Bailey Timothy L, Noble William Stafford
Institute for Molecular Bioscience, University of Queensland, Brisbane, Australia.
Bioinformatics. 2003 Oct;19 Suppl 2:ii16-25. doi: 10.1093/bioinformatics/btg1054.
The regulatory machinery controlling gene expression is complex, frequently requiring multiple, simultaneous DNA-protein interactions. The rate at which a gene is transcribed may depend upon the presence or absence of a collection of transcription factors bound to the DNA near the gene. Locating transcription factor binding sites in genomic DNA is difficult because the individual sites are small and tend to occur frequently by chance. True binding sites may be identified by their tendency to occur in clusters, sometimes known as regulatory modules.

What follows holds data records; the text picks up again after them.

+  unsigned ymax = 0;
+  for (; strip < nstrips; strip += gstride) {
+    const int nxt = strip + gstride;
+    const bool more = nxt < nstrips;
+    const int mn = row_of(more ? nxt : strip);
+    const float* qn0 = g0.x + (size_t)mn * g0.ldx + fq * 8;
+    const float* qn1 = g1.x + (size_t)src1_of(mn) * g1.ldx + fq * 8;
+    const bool ok = strip * 16 + fr < p.M;
+    const size_t row = (size_t)row_of(strip);
+    f32x4 acc0[NF], acc1[NF];
+#pragma unroll
+    for (int f = 0; f < NF; ++f) { acc0[f] = f32x4{0.f, 0.f, 0.f, 0.f}; acc1[f] = f32x4{0.f, 0.f, 0.f, 0.f}; }
+    br_ksteps<K0, NC, T0>(xr0, qn0, more, s_ks0, KMAJ && g0.kscale, sx0, img0, fr, fq, acc0);
+    br_ksteps<K1, NC, T1>(xr1, qn1, more, s_ks1, KMAJ && g1.kscale, sx1, img1, fr, fq, acc1);
+    const int mc = (KMAJ && p.addend) ? conv_coarse_of_fine(p.H, p.W, (int)row) : -1;
+#pragma unroll
+    for (int f = 0; f < NF; ++f) {
+      const int n = n0 + f * 16 + 4 * fq;
+      float v[4];
+      if (!KMAJ) {
+        const float4 s0 = *reinterpret_cast<const float4*>(s_sc0 + (n - n0)), b0 = *reinterpret_cast<const float4*>(s_bi0 + (n - n0));
+        const float4 s1 = *reinterpret_cast<const float4*>(s_sc1 + (n - n0)), b1 = *reinterpret_cast<const float4*>(s_bi1 + (n - n0));
+#pragma unroll
+        for (int j = 0; j < 4; ++j) {
+          const float r = ((acc1[f][j] * inv1) * f4c(s1, j)) + f4c(b1, j);
+          const float c = ((acc0[f][j] * inv0) * f4c(s0, j)) + f4c(b0, j);
+          v[j] = c + r;
+          if (p.relu) v[j] = fmaxf(v[j], 0.f);
+        }
+      } else {
+        float4 t = make_float4(acc1[f][0] * inv1, acc1[f][1] * inv1, acc1[f][2] * inv1, acc1[f][3] * inv1);
+        if (ok) ymax = amax_f4(ymax, t);
+        if (mc >= 0) {
+          const float4 c4 = ldg4(p.addend + (size_t)mc * p.ldadd + n);
+          t = make_float4(c4.x + t.x, c4.y + t.y, c4.z + t.z, c4.w + t.w);
+          if (ok) ymax = amax_f4(ymax, t);
+        }
+#pragma unroll
+        for (int j = 0; j < 4; ++j) v[j] = (acc0[f][j] * inv0) + f4c(t, j);
+      }
+      float4 o = make_float4(v[0], v[1], v[2], v[3]);
+      if (KMAJ && p.mask8) relu_mask8(o, p.mask8[row * p.ldm8 + (n >> 2)]);
+      if (ok) {
+        *reinterpret_cast<float4*>(p.y + row * p.ldy + n) = o;
+        if (p.mask8_out && p.relu) p.mask8_out[row * p.ldm8_out + (n >> 2)] = relu_bits(o);
+        ymax = amax_f4(ymax, o);
+      }
+    }
+  }
+  if (p.amax_y) amax_block_commit<8>(ymax, p.amax_y);
+}
 
 #define STEM_SLOTS 24
 #define STEM_PITCH (STEM_SLOTS * 16 + 32)
@@ -2298,6 +2499,49 @@
   }
 }
 
+int conv_launch_kind(ConvArgs& a) {
+  if (conv_mfma_mode() != 2 || stream3x3_ok(a) || a.nseg > 0) return 0;
+  if (stream1x1_nc(a)) return 1;
+  const int bn = conv_bn(a);
+  const int nwg = conv_plan(a);
+  const long tiles = (long)((a.M + 127) / 128) * ((a.N + bn - 1) / bn);
+  const long ksteps = (long)a.KH * a.KW * ((a.Kc + EOSVOS_BK - 1) / EOSVOS_BK);
+  const long sk_tiles = tiles - (long)a.dp_q * nwg;
+  const bool shared = a.splitk > 0 || (a.per > 0 && sk_tiles > 0 && (a.per % ksteps != 0 || a.tprefix));
+  return (a.deep || shared || a.tprefix) ? 0 : 2;
+}
+template <int K0, int K1, int NC, bool KMAJ, bool T0, bool T1>
+static void launch_branch_as(const ConvBranchArgs& a, hipStream_t s) {
+  constexpr int lds = 2 * NC * (frag_pitch(K0 * 2) + frag_pitch(K1 * 2)) + (4 * NC + (K0 + 31) / 32 * 32 + (K1 + 31) / 32 * 32) * 4;
+  static_assert(lds <= 160 * 1024, "LDS of a workgroup");
+  static bool attr = false;
+  if (!attr) { (void)hipFuncSetAttribute((const void*)conv1x1_branch_kernel<K0, K1, NC, KMAJ, T0, T1>, hipFuncAttributeMaxDynamicSharedMemorySize, lds); attr = true; }
+  const int ranges = a.N / NC;
+  const dim3 grid(256 / ranges > 0 ? 256 / ranges : 1, ranges);
+  hipLaunchKernelGGL((conv1x1_branch_kernel<K0, K1, NC, KMAJ, T0, T1>), grid, dim3(512), lds, s, a);
+}
+template <int K0, int K1, int NC, bool KMAJ>
+static void launch_branch(const ConvBranchArgs& a, hipStream_t s) {
+  const bool t0 = a.seg[0].tiled != 0, t1 = a.seg[1].tiled != 0;
+  if (!t0 && !t1) launch_branch_as<K0, K1, NC, KMAJ, false, false>(a, s);
+  else if (!t0 && t1) launch_branch_as<K0, K1, NC, KMAJ, false, true>(a, s);
+  else if (t0 && t1) launch_branch_as<K0, K1, NC, KMAJ, true, true>(a, s);
+}
+static int branch_nc(int K0, int K1, int N, int kmajor) {
+  if (!kmajor && K0 == 64 && K1 == 64 && N % 128 == 0) return 128;
+  if (kmajor && K0 == 64 && K1 == 256 && N == 64) return 64;
+  return 0;
+}
+bool conv_branch_shape(int K0, int K1, int N, int kmajor) { return branch_nc(K0, K1, N, kmajor) != 0; }
+bool conv_branch_orders(int tiled0, int tiled1) { return !(tiled0 && !tiled1); }
+void launch_conv_branch(const ConvBranchArgs& a, hipStream_t s) {
+  if (g_plan_log_on) { ConvPlanRec r{}; r.kernel = kProfBranch1x1; r.kmajor = a.kmajor; plan_log_add(r); }
+  ProfScope ps(kProfBranch1x1, 2.0 * a.M * a.N * ((double)a.seg[0].K + a.seg[1].K), s);
+  const int K0 = a.seg[0].K, K1 = a.seg[1].K;
+  if (!a.kmajor && K0 == 64 && K1 == 64) launch_branch<64, 64, 128, false>(a, s);
+  else if (a.kmajor && K0 == 64 && K1 == 256) launch_branch<64, 256, 64, true>(a, s);
+}
+
 #define EOSVOS_WG_BKP 32
 #define EOSVOS_WG_OCC 2
 template <int BMO, int BNI>
diff --git a/e-osvos_amd/csrc/engine.cpp b/e-osvos_amd/csrc/engine.cpp
--- a/e-osvos_amd/csrc/engine.cpp
+++ b/e-osvos_amd/csrc/engine.cpp
@@ -671,11 +671,13 @@
   bool relu_ = false, side_ = false, accum_ = false;
   const Tensor* mask_ = nullptr;
   int mask_c0_ = 0;
+  ConvArgs* defer_ = nullptr;
   Opt& add(const View& v) { add_ = v; return *this; }
   Opt& relu(bool on = true) { relu_ = on; return *this; }
   Opt& side(bool on = true) { side_ = on; return *this; }
   Opt& accum(bool on = true) { accum_ = on; return *this; }
   Opt& mask(const Tensor* x, int c0 = 0) { mask_ = x; mask_c0_ = c0; return *this; }
+  Opt& defer(ConvArgs* out) { defer_ = out; return *this; }
 };
 void conv_fwd(eosvos_engine* e, int ci, const View& xv, const View& yv, int B, const Opt& o = Opt()) {
   const float *x = xv.ptr(), *res = o.add_.ptr();
@@ -734,6 +736,7 @@
   }
   if (!gn && !side) pair_attach(e, yv, a);
   trace("fwd", ci, a.M, a.N, (long)c.T() * c.cin, conv_plan(a), conv_exec_frac(a));
+  if (o.defer_) { *o.defer_ = a; return; }
   launch_conv(a, st);
   pair_covered(e, *yv.t, a);
   if (gn)
@@ -820,9 +823,49 @@
   attach_tap_table(e, ci, 1, B, a);
   pair_attach(e, gxv, a);
   trace("dgrad", ci, a.M, a.N, (long)c.T() * c.cout, conv_plan(a), conv_exec_frac(a));
+  if (o.defer_) { *o.defer_ = a; return 0; }
   launch_conv(a, e->s);
   pair_covered(e, *gxv.t, a);
   return 0;
+}
+int g_branch_fusion = 1;
+bool branch_sum_candidate(const eosvos_engine* e, int B, long M, int K0, int K1, int N, int kmajor) {
+  if (!g_branch_fusion || !h3_mode() || e->gn() || e->force_algo != 0 || !e->s2 || e->train_from != 0) return false;
+  const long min_m = g_branch_fusion == 2 ? 1 : (B == 1 ? 1024 : 16384);
+  return M >= min_m && conv_branch_shape(K0, K1, N, kmajor);
+}
+ConvBranchSeg branch_seg(const ConvArgs& a, int kind) {
+  ConvBranchSeg g;
+  g.x = a.x; g.ldx = a.ldx; g.w = a.w; g.wK = a.wK; g.K = a.Kc;
+  g.scale = a.scale; g.bias = a.bias; g.kscale = a.kscale;
+  g.amax_x = a.amax_x; g.amax_w = a.amax_w; g.amax_ks = a.amax_ks;
+  g.tiled = kind == 2 ? 1 : 0;
+  return g;
+}
+bool launch_branch_sum(eosvos_engine* e, int ci_main, ConvArgs& main, int ci_side, ConvArgs& side) {
+  const int km = main.kmajor;
+  const int k0 = conv_launch_kind(main), k1 = conv_launch_kind(side);
+  if (!k0 || !k1 || !conv_branch_orders(k0 == 2, k1 == 2)) return false;
+  if (side.kmajor != km || main.M != side.M || main.N != side.N || main.y2 || side.y2) return false;
+  if (main.KH != 1 || side.KH != 1 || main.dst_up || side.dst_up || main.upshift || side.upshift || main.mul != 1 || side.mul != 1) return false;
+  if ((main.ldx & 3) || (side.ldx & 3) || (main.ldy & 3) || !main.amax_x || !side.amax_x || !main.amax_w || !side.amax_w) return false;
+  if (!conv_branch_shape(main.Kc, side.Kc, main.N, km)) return false;
+  if (!km) {
+    if (main.res != side.y || main.ldres != side.ldy || !main.relu || side.relu || side.res || main.accum || side.accum) return false;
+    if (!main.scale || !main.bias || !side.scale || !side.bias || main.mask8 || side.mask8) return false;
+  } else {
+    if (main.y != side.y || main.ldy != side.ldy || !main.accum || side.accum || main.res || side.res || side.mask8) return false;
+    if (main.mask8 || main.amax_y != side.amax_y) return false;
+  }
+  ConvBranchArgs p;
+  memset(&p, 0, sizeof(p));
+  p.seg[0] = branch_seg(main, k0); p.seg[1] = branch_seg(side, k1);
+  p.y = main.y; p.ldy = main.ldy; p.M = main.M; p.N = main.N; p.H = main.Ho; p.W = main.Wo; p.kmajor = km;
+  p.relu = main.relu; p.mask8_out = main.mask8_out; p.ldm8_out = main.ldm8_out;
+  p.amax_y = main.amax_y;
+  if (trace_on()) fprintf(stderr, "EOSVOS_BRANCH main=%d side=%d\n", ci_main, ci_side);
+  launch_conv_branch(p, e->s);
+  return true;
 }
 #define EOSVOS_SIDE_BATCH 4
 int wgp_budget(const eosvos_engine* e) {
@@ -1284,6 +1327,14 @@
   g_presplit = on == 2 ? 2 : (on ? 1 : 0);
   return prev;
 }
+int eosvos_set_branch_fusion(int on) {
+  const int prev = g_branch_fusion;
+  g_branch_fusion = on == 2 ? 2 : (on ? 1 : 0);
+  return prev;
+}
+int eosvos_test_branch_rowmap(int dir, int H, int W, int m) {
+  return dir ? conv_coarse_of_fine(H, W, m) : conv_fine_of_coarse(H, W, m);
+}
 int eosvos_set_engine_matrix_mode(eosvos_engine* e, int mode) {
   if (!e) return fail("null engine");
   if (mode != -1 && mode != EOSVOS_MATRIX_F32 && mode != EOSVOS_MATRIX_BF16X6 && mode != EOSVOS_MATRIX_F16X3) return fail("unknown matrix mode");
@@ -1848,15 +1899,29 @@
   for (size_t i = 0; i < t.blocks.size(); ++i) {
     const Block& b = t.blocks[i];
     auto& f = e->bb[i];
-    if (b.ds >= 0) {
+    ConvArgs a_ds, a_c3;
+    const bool sum = b.ds >= 0 && fside && t.convs[b.ds].stride == 1 &&
+                     branch_sum_candidate(e, B, (long)B * f.out->H * f.out->W, t.convs[b.c3].cin, t.convs[b.ds].cin, t.convs[b.c3].cout, 0);
+    if (sum) {
+      conv_fwd(e, b.ds, f.xin, f.dsb, B, Opt().defer(&a_ds));
+    } else if (b.ds >= 0) {
       if (fside) fork(b.ds);
       conv_fwd(e, b.ds, f.xin, f.dsb, B, Opt().side(fside));
       if (fside) (void)hipEventRecord(e->ev[b.c3], e->s2);
     }
     conv_fwd(e, b.c1, f.xin, f.t1, B, Opt().relu());
     conv_fwd(e, b.c2, f.t1, f.t2, B, Opt().relu());
-    if (b.ds >= 0 && fside) (void)hipStreamWaitEvent(s, e->ev[b.c3], 0);
-    conv_fwd(e, b.c3, f.t2, f.out, B, Opt().relu().add(b.ds >= 0 ? f.dsb : f.xin));
+    if (sum) {
+      conv_fwd(e, b.c3, f.t2, f.out, B, Opt().relu().add(f.dsb).defer(&a_c3));
+      if (!launch_branch_sum(e, b.c3, a_c3, b.ds, a_ds)) {
+        launch_conv(a_ds, s);
+        launch_conv(a_c3, s);
+        pair_covered(e, *f.out, a_c3);
+      }
+    } else {
+      if (b.ds >= 0 && fside) (void)hipStreamWaitEvent(s, e->ev[b.c3], 0);
+      conv_fwd(e, b.c3, f.t2, f.out, B, Opt().relu().add(b.ds >= 0 ? f.dsb : f.xin));
+    }
     if ((int)i == t.layer1_last_block && fside && !t.v3) {
       fork(t.dec1);
       conv_fwd(e, t.dec1, f.out, dcat_low, B, Opt().relu().side());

We describe an algorithm for detecting occurrences of regulatory modules in genomic DNA. The algorithm, called mcast, takes as input a DNA database and a collection of binding site motifs that are known to operate in concert. mcast uses a motif-based hidden Markov model with several novel features. The model incorporates motif-specific p-values, thereby allowing scores from motifs of different widths and specificities to be compared directly. The p-value scoring also allows mcast to only accept motif occurrences with significance below a user-specified threshold, while still assigning better scores to motif occurrences with lower p-values. mcast can search long DNA sequences, modeling length distributions between motifs within a regulatory module, but ignoring length distributions between modules. The algorithm produces a list of predicted regulatory modules, ranked by E-value. We validate the algorithm using simulated data as well as real data sets from fruitfly and human.
控制基因表达的调控机制很复杂,常常需要多个DNA - 蛋白质同时相互作用。一个基因的转录速率可能取决于与该基因附近DNA结合的一系列转录因子的存在与否。在基因组DNA中定位转录因子结合位点很困难,因为单个位点很小且往往会偶然频繁出现。真正的结合位点可通过它们在簇中出现的倾向来识别,这些簇有时被称为调控模块。
我们描述了一种用于检测基因组DNA中调控模块出现情况的算法。该算法名为mcast,它将一个DNA数据库和一组已知协同作用的结合位点基序作为输入。mcast使用了一种具有几个新特性的基于基序的隐马尔可夫模型。该模型纳入了基序特异性p值,从而允许直接比较不同宽度和特异性的基序得分。p值评分还允许mcast仅接受显著性低于用户指定阈值的基序出现情况,同时仍为p值较低的基序出现情况赋予更好的分数。mcast可以搜索长DNA序列,对调控模块内基序之间的长度分布进行建模,但忽略模块之间的长度分布。该算法生成一份按E值排序的预测调控模块列表。我们使用模拟数据以及果蝇和人类的真实数据集对该算法进行了验证。